Today I have been focussing on more bilingual books in the White Raven
Catalogue published by the language specialists at the Internationale
Jugendbibliotek (IJB). Some of you will know about this prestigious catalogue
of ‘extraordinary and innovative books for children and adolescents’ which has
been going since 1993, and includes oner three and a half thousand books from
84 countries in 60 different languages. As part of my work here I have been
looking at seven bilingual picturebooks in this collection- one of them is the
Poems of the Night book I wrote about yesterday.

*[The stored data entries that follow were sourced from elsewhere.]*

# TejasPote/data_diet_distributed

Measured on AMD Instinct MI355X. Metric: examples scored/sec (whole node), EL2N+GraNd ResNet-18 CIFAR-10, 1/2/4/8 GPU, higher is better.
Workload: dtype fp32 (split MFMA: hi*hi + hi*lo + lo*hi with fp32 accumulation; EL2N forward on f16x3 halves, GraNd forward on f16x3, GraNd backward on bf16x3); 1 GPU; R18/C10 EL2N+GraNd, K checkpoints, global keep-set; arch=resnet18, input=3x32x32 cifar stem, n_examples=50000, checkpoints=10, classes=10, score_batch=128, grand_batch=1024, el2n_chunk=1024, kept=25000, select_by=el2n, pegrad_method=auto, grand_params=conv_linear, passes=sequential, lanes=3, launch_plan=full chunks + short tail, el2n_operands=f16x3

## Files before the change

data_diet_distributed_amd/csrc/dd_down.hip:

```cpp
#include "dd_mfma.h"

#include <stdlib.h>

namespace dd {
namespace down {

using namespace conv;

template <int WO, int RB, int E>
struct DCfg {
  static constexpr int SR = 2 * RB + 1;
  static constexpr int NR = E * SR;
  static constexpr int WI = 2 * WO;
  static constexpr int XS = WO * 2;
  static constexpr int PLANE = CC * XS;
  static constexpr int ROWP = 3 * 2 * PLANE + (WO == 16 ? 64 : WO == 8 ? 32 : WO == 4 ? 16 : 0);
  static constexpr int IMGP = SR * ROWP + (WO == 4 ? 240 : 0);
  static constexpr int BUF = E * IMGP;
  static constexpr int TB = E * RB * WO;
  static constexpr int TPR = WI / 8;
  static constexpr int NF8 = NR * CC * WI / 8;
  static constexpr int NST = (NF8 + 255) / 256;
  static constexpr int TPR4 = WI / 4;
  static constexpr int NF4 = NR * CC * WI / 4;
  static constexpr int NST4 = (NF4 + 255) / 256;
  static constexpr int TAILB = (NF8 % 256 != 0 || NF4 % 256 != 0) ? 6 * PLANE + 512 : 0;
  static constexpr int LDS = 2 * BUF + TAILB;
  static_assert(TB == 64, "two 32-position t tiles per workgroup");
  static_assert(WO % 4 == 0, "transposed reads take 4 consecutive columns");
  static_assert(BUF >= 4 * 4096, "the epilogue's four 4 KB transpose blocks live in a buffer");
};

struct Out {
  float* y;
  const float* bias;
  float* stats;
  int relu;
  float scale;
};

struct FwdArgs {
  const float* x;
  const __bf16* w3;
  const __bf16* ws;
  Out main, sc;
  int64_t B, n_stat;
  int cin, HO, cout, nob32;
  int gsize, tiles_per_group, n_tb, n_ob, n_tiles;
  int xcd;
  int wog;
  const float* in_scale;
  const float* in_shift;
  const float* xres;
};

constexpr int kXmNone = 0, kXmAffine = 1, kXmUnit = 3;

template <int WO, int RB, int E, bool SC, bool PT, int WA, int EPI = 0, int XM = 0,
          bool F16 = false, int PW = 0>
__global__ __launch_bounds__(256, 2) void down_fwd_kernel(const FwdArgs A) {
  using C = DCfg<WO, RB, E>;
  constexpr int NT = WA == 4 ? 2 : 1;
  constexpr bool S8 = WO >= 8;
  static_assert(!PW || (!SC && S8 && E == 1 && XM != kXmUnit && EPI == 0),
                "padded-width heads: the plain EL2N statistics launch");
  extern __shared__ __attribute__((aligned(16))) char smem[];
  const int HO = A.HO, HI = 2 * HO, cin = A.cin, cout = A.cout;
  const int64_t B = A.B;
  const int WOG = PW ? A.wog : WO, WIG = 2 * WOG;
  const int HWI = HI * WIG, HWO = HO * WOG;
  const int ntiles = A.n_tiles;

  const int tid = threadIdx.x, lane = tid & 63;
  const int wv = WA == 4 ? __builtin_amdgcn_readfirstlane(tid >> 6) : tid >> 6;
  const int wo = WA == 4 ? wv : wv & 1, wt = WA == 4 ? 0 : wv >> 1, h = lane >> 5;

  struct Tile {
    int64_t b, grp;
    int tb, y0, o_w, ob32;
  };
  auto decode = [&](int tile) {
    Tile T;
    int bid = tile;
    const int ob = bid % A.n_ob;
    bid /= A.n_ob;
    T.tb = bid % A.n_tb;
    T.b = (int64_t)(bid / A.n_tb) * E;
    T.y0 = T.tb * RB;
    T.grp = T.b / A.gsize;
    T.o_w = ob * 32 * WA + wo * 32;
    T.ob32 = T.o_w >> 5;
    return T;
  };

  const float* __restrict__ x = A.x;
  float4 ra4[S8 ? 1 : C::NST4];
  bool va4[S8 ? 1 : C::NST4];
  static_assert(256 % (C::TPR4 * CC) == 0 && 256 % (C::TPR * CC) == 0,
                "a thread's staged channel must not depend on the round");
  float xs = 1.f, xt = 0.f;
  float4 rr4[(S8 || XM != kXmUnit) ? 1 : C::NST4];
  float4 rr8[(S8 && XM == kXmUnit) ? C::NST : 1][2];
  auto load_affine = [&](const Tile& T, int c0, int tpr) {
    if constexpr (XM != kXmNone) {
      const int cg = c0 + (tid / tpr) % CC;
      const int xi = (int)(T.grp * cin) + (cg < cin ? cg : cin - 1);
      xs = A.in_scale[xi];
      xt = A.in_shift[xi];
    }
  };
  auto xform = [&](float4 v, float4 r) {
    if constexpr (XM == kXmNone) {
      return v;
    } else {
      v = make_float4(fmaf(v.x, xs, xt), fmaf(v.y, xs, xt), fmaf(v.z, xs, xt), fmaf(v.w, xs, xt));
      if constexpr (XM == kXmUnit) v = make_float4(v.x + r.x, v.y + r.y, v.z + r.z, v.w + r.w);
      return make_float4(nmax(v.x, 0.f), nmax(v.y, 0.f), nmax(v.z, 0.f), nmax(v.w, 0.f));
    }
  };
  auto load_chunk4 = [&](const Tile& T, int c0) {
#pragma unroll
    for (int k = 0; k < C::NST4; ++k) {
      const int q = tid + 256 * k;
      const int x4 = q % C::TPR4, c = (q / C::TPR4) % CC, sr = q / (C::TPR4 * CC);
      const int e = sr / C::SR, rr = sr - e * C::SR;
      const int ir = 2 * T.y0 - 1 + rr, cg = c0 + c;
      const bool ve = T.b + e < B;
      va4[k] = q < C::NF4 && ir >= 0 && ir < HI && cg < cin && ve;
      const int irc = ir < 0 ? 0 : (ir >= HI ? HI - 1 : ir);
      const int cgc = cg < cin ? cg : cin - 1;
      const int64_t bc = ve ? T.b + e : B - 1;
      const size_t ofs = ((size_t)bc * cin + cgc) * HWI + irc * C::WI + x4 * 4;
      ra4[k] = *reinterpret_cast<const float4*>(x + ofs);
      if constexpr (!S8 && XM == kXmUnit) rr4[k] = *reinterpret_cast<const float4*>(A.xres + ofs);
    }
    load_affine(T, c0, C::TPR4);
  };
  auto store_chunk4 = [&](int buf) {
    char* base0 = smem + buf * C::BUF;
#pragma unroll
    for (int k = 0; k < C::NST4; ++k) {
      const int q = tid + 256 * k;
      const bool tail = C::NF4 % 256 != 0 && k == C::NST4 - 1 && q >= C::NF4;
      const int x4 = q % C::TPR4, c = (q / C::TPR4) % CC, sr = q / (C::TPR4 * CC);
      float4 rk = make_float4(0.f, 0.f, 0.f, 0.f);
      if constexpr (!S8 && XM == kXmUnit) rk = rr4[k];
      const float4 v = keep_if(xform(ra4[k], rk), va4[k]);
      float left = lane_prev<C::TPR4>(v.w);
      if (x4 == 0) left = 0.f;
      const float f[3][2] = {{left, v.y}, {v.x, v.z}, {v.y, v.w}};
#pragma unroll
      for (int kx = 0; kx < 3; ++kx) {
        __bf16 h0, l0, h1, l1;
        split16<F16>(f[kx][0], h0, l0);
        split16<F16>(f[kx][1], h1, l1);
        const int se = sr / C::SR, rr = sr - se * C::SR;
        char* p = tail ? smem + 2 * C::BUF + (kx * 2) * C::PLANE + lane * 4
                       : base0 + se * C::IMGP + rr * C::ROWP + (kx * 2) * C::PLANE + c * C::XS +
                             x4 * 4;
        typedef __bf16 bf16x2 __attribute__((ext_vector_type(2)));
        *reinterpret_cast<bf16x2*>(p) = bf16x2{h0, h1};
        *reinterpret_cast<bf16x2*>(p + C::PLANE) = bf16x2{l0, l1};
      }
    }
  };

  float4 ra[S8 ? C::NST : 1][2];
  bool va[S8 ? C::NST : 1];
  auto load_chunk8 = [&](const Tile& T, int c0) {
#pragma unroll
    for (int k = 0; k < C::NST; ++k) {
      const int q = tid + 256 * k;
      const int x8 = q % C::TPR, c = (q / C::TPR) % CC, sr = q / (C::TPR * CC);
      const int e = sr / C::SR, rr = sr - e * C::SR;
      const int ir = 2 * T.y0 - 1 + rr, cg = c0 + c;
      const bool ve = T.b + e < B;
      va[k] = q < C::NF8 && ir >= 0 && ir < HI && cg < cin && ve && (!PW || x8 * 8 < WIG);
      const int irc = ir < 0 ? 0 : (ir >= HI ? HI - 1 : ir);
      const int cgc = cg < cin ? cg : cin - 1;
      const int64_t bc = ve ? T.b + e : B - 1;
      const int col = PW && x8 * 8 >= WIG ? 0 : x8 * 8;
      const size_t ofs = ((size_t)bc * cin + cgc) * HWI + irc * WIG + col;
      if constexpr (PW == 3) {
        float v[8];
#pragma unroll
        for (int j = 0; j < 8; ++j) v[j] = x[ofs + (col + j < WIG ? j : 0)];
        ra[k][0] = make_float4(v[0], v[1], v[2], v[3]);
        ra[k][1] = make_float4(v[4], v[5], v[6], v[7]);
      } else {
        ra[k][0] = *reinterpret_cast<const float4*>(x + ofs);
        ra[k][1] = *reinterpret_cast<const float4*>(x + ofs + (!PW || col + 4 < WIG ? 4 : 0));
      }
      if constexpr (S8 && XM == kXmUnit) {
        rr8[k][0] = *reinterpret_cast<const float4*>(A.xres + ofs);
        rr8[k][1] = *reinterpret_cast<const float4*>(A.xres + ofs + 4);
      }
    }
    load_affine(T, c0, C::TPR);
  };
  auto store_chunk8 = [&](int buf) {
    char* base0 = smem + buf * C::BUF;
#pragma unroll
    for (int k = 0; k < C::NST; ++k) {
      const int q = tid + 256 * k;
      const bool tail = C::NF8 % 256 != 0 && k == C::NST - 1 && q >= C::NF8;
      const int x8 = q % C::TPR, c = (q / C::TPR) % CC, sr = q / (C::TPR * CC);
      float4 r0 = make_float4(0.f, 0.f, 0.f, 0.f), r1 = r0;
      if constexpr (S8 && XM == kXmUnit) {
        r0 = rr8[k][0];
        r1 = rr8[k][1];
      }
      float4 v0 = keep_if(xform(ra[k][0], r0), va[k]), v1 = keep_if(xform(ra[k][1], r1), va[k]);
      if constexpr (PW != 0) {
        v0 = keep_cols(v0, WIG - x8 * 8);
        v1 = keep_cols(v1, WIG - x8 * 8 - 4);
      }
      float left = C::TPR > 1 ? lane_prev<C::TPR>(v1.w) : 0.f;
      if (x8 == 0) left = 0.f;
      const float f[9] = {left, v0.x, v0.y, v0.z, v0.w, v1.x, v1.y, v1.z, v1.w};
      __bf16 hv[9], lv[9];
#pragma unroll
      for (int i = 0; i < 9; ++i) split16<F16>(f[i], hv[i], lv[i]);
      const int se = sr / C::SR, rr = sr - se * C::SR;
#pragma unroll
      for (int kx = 0; kx < 3; ++kx) {
        char* p = tail ? smem + 2 * C::BUF + (kx * 2) * C::PLANE + lane * 8
                       : base0 + se * C::IMGP + rr * C::ROWP + (kx * 2) * C::PLANE + c * C::XS +
                             x8 * 8;
        *reinterpret_cast<bf16x4*>(p) = bf16x4{hv[kx], hv[kx + 2], hv[kx + 4], hv[kx + 6]};
        *reinterpret_cast<bf16x4*>(p + C::PLANE) = bf16x4{lv[kx], lv[kx + 2], lv[kx + 4], lv[kx + 6]};
      }
    }
  };

  auto load_chunk = [&](const Tile& T, int c0) {
    if constexpr (S8) load_chunk8(T, c0); else load_chunk4(T, c0);
  };
  auto store_chunk = [&](int buf) {
    if constexpr (S8) store_chunk8(buf); else store_chunk4(buf);
  };

  bf16x8 wa[18], wsc[2];
  const __bf16* __restrict__ w3 = A.w3;
  const __bf16* __restrict__ wsp = A.ws;
  auto load_w_taps = [&](int ob32, int kc, int tap0, int ntap) {
    const int blk = min(ob32, A.nob32 - 1);
    const __bf16* base = w3 + ((size_t)(kc * A.nob32 + blk) * 18) * 512 + lane * 8;
#pragma unroll
    for (int i = 0; i < 18; ++i)
      if (i >= 2 * tap0 && i < 2 * (tap0 + ntap))
        wa[i] = *reinterpret_cast<const bf16x8*>(base + i * 512);
  };
  auto load_w_sc = [&](int ob32, int kc) {
    if constexpr (SC) {
      const int blk = min(ob32, A.nob32 - 1);
      const __bf16* base = wsp + ((size_t)(kc * A.nob32 + blk) * 2) * 512 + lane * 8;
      wsc[0] = *reinterpret_cast<const bf16x8*>(base);
      wsc[1] = *reinterpret_cast<const bf16x8*>(base + 512);
    }
  };
  auto load_w_ordered = [&](int ob32, int kc) {
    static_for<9>([&](auto Tc) {
      load_w_taps(ob32, kc, decltype(Tc)::value, 1);
      if constexpr (decltype(Tc)::value == 4) load_w_sc(ob32, kc);
      __builtin_amdgcn_sched_barrier(0);
    });
  };

  const int q = (lane >> 2) & 3, p = lane & 3, g1 = (lane >> 4) & 1;
  int tr_off[NT];
#pragma unroll
  for (int n = 0; n < NT; ++n) {
    const int t = (wt + n) * 32 + 16 * g1 + 4 * p;
    const int e = t / (RB * WO);
    tr_off[n] = e * C::IMGP + 2 * ((t / WO) % RB) * C::ROWP + (8 * h + q) * C::XS + (t % WO) * 2;
  }

  floatx16 acc[NT], acc_s[NT];
  auto read_b = [&](const char* base, int ky, bf16x8 (&bf)[3][2]) {
#pragma unroll
    for (int kx = 0; kx < 3; ++kx) {
      const char* a = base + tr_off[0] + ky * C::ROWP + (kx * 2) * C::PLANE;
      bf[kx][0] = tr_read8(a, a + 4 * C::XS);
      bf[kx][1] = tr_read8(a + C::PLANE, a + C::PLANE + 4 * C::XS);
    }
  };
  auto mfma_row = [&](int ky, const bf16x8 (&bf)[3][2]) {
#pragma unroll
    for (int kx = 0; kx < 3; ++kx) {
      const int tap = ky * 3 + kx;
      floatx16 d = acc[0];
      d = mfma16<F16>(wa[tap * 2], bf[kx][0], d);
      d = mfma16<F16>(wa[tap * 2], bf[kx][1], d);
      d = mfma16<F16>(wa[tap * 2 + 1], bf[kx][0], d);
      acc[0] = d;
      if constexpr (SC) {
        if (ky == 1 && kx == 1) {
          floatx16 s = acc_s[0];
          s = mfma16<F16>(wsc[0], bf[1][0], s);
          s = mfma16<F16>(wsc[0], bf[1][1], s);
          s = mfma16<F16>(wsc[1], bf[1][0], s);
          acc_s[0] = s;
        }
      }
    }
  };

  auto epilogue = [&](const Tile& T, const floatx16& a, const Out& out, const int o_w,
                      char* ep_buf, const int tc, auto MAINc) {
    constexpr bool MAIN = decltype(MAINc)::value;
    const bool has_bias = EPI == 0 ? out.bias != nullptr : EPI == 2;
    const bool relu = EPI == 0 ? out.relu != 0 : (EPI == 2 && MAIN);
    const bool has_stats = EPI == 0 ? out.stats != nullptr : EPI == 1;
    float* ep = reinterpret_cast<float*>(ep_buf) + wv * 1024;
    const int tl = lane & 7, ol = lane >> 3;
#pragma unroll
    for (int r = 0; r < 16; ++r)
      ep[((r & 3) + 8 * (r >> 2) + 4 * h) * 32 + (lane & 31)] = F16 ? a[r] * out.scale : a[r];
    asm volatile("" ::: "memory");
    float4 v[4];
#pragma unroll
    for (int k = 0; k < 4; ++k)
      v[k] = *reinterpret_cast<const float4*>(ep + (8 * k + ol) * 32 + 4 * tl);
    asm volatile("" ::: "memory");
    const int tt = tc * 32 + 4 * tl;
    const int e = tt / (RB * WO);
    int t = T.y0 * WO + tt % (RB * WO);
    bool in_map = true;
    int ncol = 4;
    if constexpr (PW != 0) {
      const int rem = tt % (RB * WO), row = T.y0 + rem / WO, col = rem % WO;
      in_map = row < HO && col < WOG;
      ncol = WOG - col;
      t = in_map ? row * WOG + col : 0;
    }
    const bool ve = T.b + e < B && in_map;
    const float in_stat = (T.b + e < A.n_stat && in_map) ? 1.f : 0.f;
    const int64_t be = T.b + e < B ? T.b + e : B - 1;
    const int frag = ((int)((T.b - T.grp * A.gsize) / E) * A.n_tb + T.tb) * 2 + tc;
    float* const sp = has_stats ? out.stats + (((size_t)T.grp * cout + o_w + ol) *
                                               A.tiles_per_group + frag) * 2 : nullptr;
#pragma unroll
    for (int k = 0; k < 4; ++k) {
      const int o = o_w + 8 * k + ol;
      const float bia = has_bias ? out.bias[o < cout ? o : cout - 1] : 0.f;
      float f[4] = {v[k].x, v[k].y, v[k].z, v[k].w};
      float s_ = 0.f, q_ = 0.f;
#pragma unroll
      for (int j = 0; j < 4; ++j) {
        float u = f[j] + bia;
        if (relu) u = nmax(u, 0.f);
        f[j] = u;
        const float us = (PW >= 2 && j >= ncol) ? 0.f : u * in_stat;
        s_ += us;
        q_ += us * us;
      }
      if constexpr (PW >= 2) {
        if (ve && o < cout) {
#pragma unroll
          for (int j = 0; j < 4; ++j)
            if (j < ncol) out.y[((size_t)be * cout + o) * HWO + t + j] = f[j];
        }
      } else if (ve && o < cout) {
        store_out4(out.y + ((size_t)be * cout + o) * HWO + t, f[0], f[1], f[2], f[3]);
      }
      if (has_stats) {
        s_ = sum8(s_);
        q_ = sum8(q_);
        if (tl == 0 && o < cout)
          *reinterpret_cast<float2*>(sp + k * 16 * A.tiles_per_group) = make_float2(s_, q_);
      }
    }
    asm volatile("" ::: "memory");
  };

  const int nchunks = (cin + CC - 1) / CC;
  int tile = A.xcd >= (PT ? 2 : 1) ? (int)xcd_order(blockIdx.x, gridDim.x) : (int)blockIdx.x;
  Tile T = decode(tile);
  load_chunk(T, 0);
  __builtin_amdgcn_sched_barrier(0);
  load_w_ordered(T.ob32, 0);
  store_chunk(0);
  __syncthreads();
  int g = 0;
  for (;;) {
    const int tile_n = tile + (int)gridDim.x;
    const bool has_next = PT && tile_n < ntiles;
#pragma unroll
    for (int n = 0; n < NT; ++n) acc[n] = acc_s[n] = floatx16{0};
    auto chunk4 = [&](const Tile& Tp, int kn, bool wload) {
      const int cur = g & 1;
      load_chunk(Tp, kn * CC);
      __builtin_amdgcn_sched_barrier(0);
      const char* base = smem + cur * C::BUF;
      bf16x8 bb[NT][2];
      auto rb = [&](int tap, int n) {
        const char* a = base + tr_off[n] + (tap / 3) * C::ROWP + ((tap % 3) * 2) * C::PLANE;
        bb[n][0] = tr_read8(a, a + 4 * C::XS);
        bb[n][1] = tr_read8(a + C::PLANE, a + C::PLANE + 4 * C::XS);
      };
#pragma unroll
      for (int n = 0; n < NT; ++n) rb(0, n);
      static_for<9>([&](auto Tc) {
        constexpr int t = decltype(Tc)::value;
#pragma unroll
        for (int n = 0; n < NT; ++n) {
          floatx16 d = acc[n];
          d = mfma16<F16>(wa[t * 2], bb[n][0], d);
          d = mfma16<F16>(wa[t * 2], bb[n][1], d);
          d = mfma16<F16>(wa[t * 2 + 1], bb[n][0], d);
          acc[n] = d;
          if constexpr (SC && t == 4) {
            floatx16 s_ = acc_s[n];
            s_ = mfma16<F16>(wsc[0], bb[n][0], s_);
            s_ = mfma16<F16>(wsc[0], bb[n][1], s_);
            s_ = mfma16<F16>(wsc[1], bb[n][0], s_);
            acc_s[n] = s_;
          }
          if constexpr (t + 1 < 9) rb(t + 1, n);
        }
        if (wload) {
          load_w_taps(Tp.ob32, kn, t, 1);
          if constexpr (t == 4) load_w_sc(Tp.ob32, kn);
        }
        if constexpr (t == 6) store_chunk(cur ^ 1);
        __builtin_amdgcn_sched_barrier(0);
      });
      __syncthreads();
      ++g;
    };
    auto chunk = [&](const Tile& Tp, int kn, bool wload) {
      if constexpr (WA == 4) {
        chunk4(Tp, kn, wload);
        return;
      }
      const int cur = g & 1;
      load_chunk(Tp, kn * CC);
      const char* base = smem + cur * C::BUF;
      bf16x8 b0[3][2], b1[3][2];
      read_b(base, 0, b0);
      __builtin_amdgcn_sched_barrier(0);
      read_b(base, 1, b1);
      mfma_row(0, b0);
      if (wload) load_w_taps(Tp.ob32, kn, 0, 3);
#pragma unroll
      for (int i = 0; i < 3; ++i) {
        __builtin_amdgcn_sched_group_barrier(0x008, 1, 0);
        __builtin_amdgcn_sched_group_barrier(0x100, 2, 0);
        __builtin_amdgcn_sched_group_barrier(0x008, 1, 0);
        __builtin_amdgcn_sched_group_barrier(0x100, 2, 0);
        __builtin_amdgcn_sched_group_barrier(0x020, 2, 0);
        __builtin_amdgcn_sched_group_barrier(0x008, 1, 0);
      }
      __builtin_amdgcn_sched_barrier(0);
      read_b(base, 2, b0);
      mfma_row(1, b1);
      if (wload) {
        load_w_taps(Tp.ob32, kn, 3, 3);
        load_w_sc(Tp.ob32, kn);
      }
#pragma unroll
      for (int i = 0; i < 3; ++i) {
        __builtin_amdgcn_sched_group_barrier(0x008, 1, 1);
        __builtin_amdgcn_sched_group_barrier(0x100, 2, 1);
        __builtin_amdgcn_sched_group_barrier(0x008, 1, 1);
        __builtin_amdgcn_sched_group_barrier(0x100, 2, 1);
        __builtin_amdgcn_sched_group_barrier(0x020, 2, 1);
        __builtin_amdgcn_sched_group_barrier(0x008, 1, 1);
      }
      __builtin_amdgcn_sched_barrier(0);
      mfma_row(2, b0);
      store_chunk(cur ^ 1);
      if (wload) load_w_taps(Tp.ob32, kn, 6, 3);
#pragma unroll
      for (int i = 0; i < 9; ++i) {
        __builtin_amdgcn_sched_group_barrier(0x008, 1, 2);
        __builtin_amdgcn_sched_group_barrier(0x002, 5, 2);
        __builtin_amdgcn_sched_group_barrier(0x080, 1, 2);
      }
      __builtin_amdgcn_sched_barrier(0);
      __syncthreads();
      ++g;
    };
    for (int kc = 0; kc + 1 < nchunks; ++kc) chunk(T, kc + 1, true);
    {
      const Tile Tn = has_next ? decode(tile_n) : T;
      chunk(Tn, has_next ? 0 : nchunks - 1, false);
    }
    char* ep_buf = smem + ((g - 1) & 1) * C::BUF;
#pragma unroll
    for (int n = 0; n < NT; ++n) {
      epilogue(T, acc[n], A.main, T.o_w, ep_buf, wt + n, std::true_type{});
      if constexpr (SC) epilogue(T, acc_s[n], A.sc, T.o_w, ep_buf, wt + n, std::false_type{});
    }
    if constexpr (!PT) break;
    __syncthreads();
    const int tile_w = has_next ? tile_n : tile;
    T = decode(tile_w);
    load_w_ordered(T.ob32, 0);
    if (!has_next) break;
    tile = tile_n;
  }
}
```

Another bilingual picturebook in the White Raven catalogue is our very
own Mōtītī Blue and the Oil Spill, a
narrative non-fiction picturebook self published by Debbie McCauley in Tauranga
which focuses on a little blue penguin affected by the oil spill from the Rina
disaster. The narrative text is presented in English and Māori, and it is a
beautiful book. I have heard Debbie McCauley speak about her personal
commitment to te reo Māori as one of New Zealand’s official languages which
influenced her decision to include both languages in her book (and a previous
book Taratoa and the Code of Conduct: A Story from the Battle of Gate
Pa).
Another bilingual book in my survey was published in Brazil. A história de Akykysia, o dono da caça Akykysia (Carelli, 2014) is one of a six
book series called ‘A Day in a Village’ based on a film project where Brazilian
film crews went into remote villages and recorded village stories and myths. This story is from the Wayampi people who number approximately 1,000 and live
in the North of Brazil. It is about a monster or akykysia who eats people in
revenge for their killing of wild animals. The retelling by Rita Carelli is
given in Portuguese and Wayampi. Not knowing any Portuguese or Wayampi I have been making a lot of use of google translate. Portuguese is the national language of Brazil,
spoken by approximately 90% of the population, but apparently there
are 216 languages spoken in Brazil today. Two hundred of these are indigenous,
and one of these is the Wayampi language included in this book.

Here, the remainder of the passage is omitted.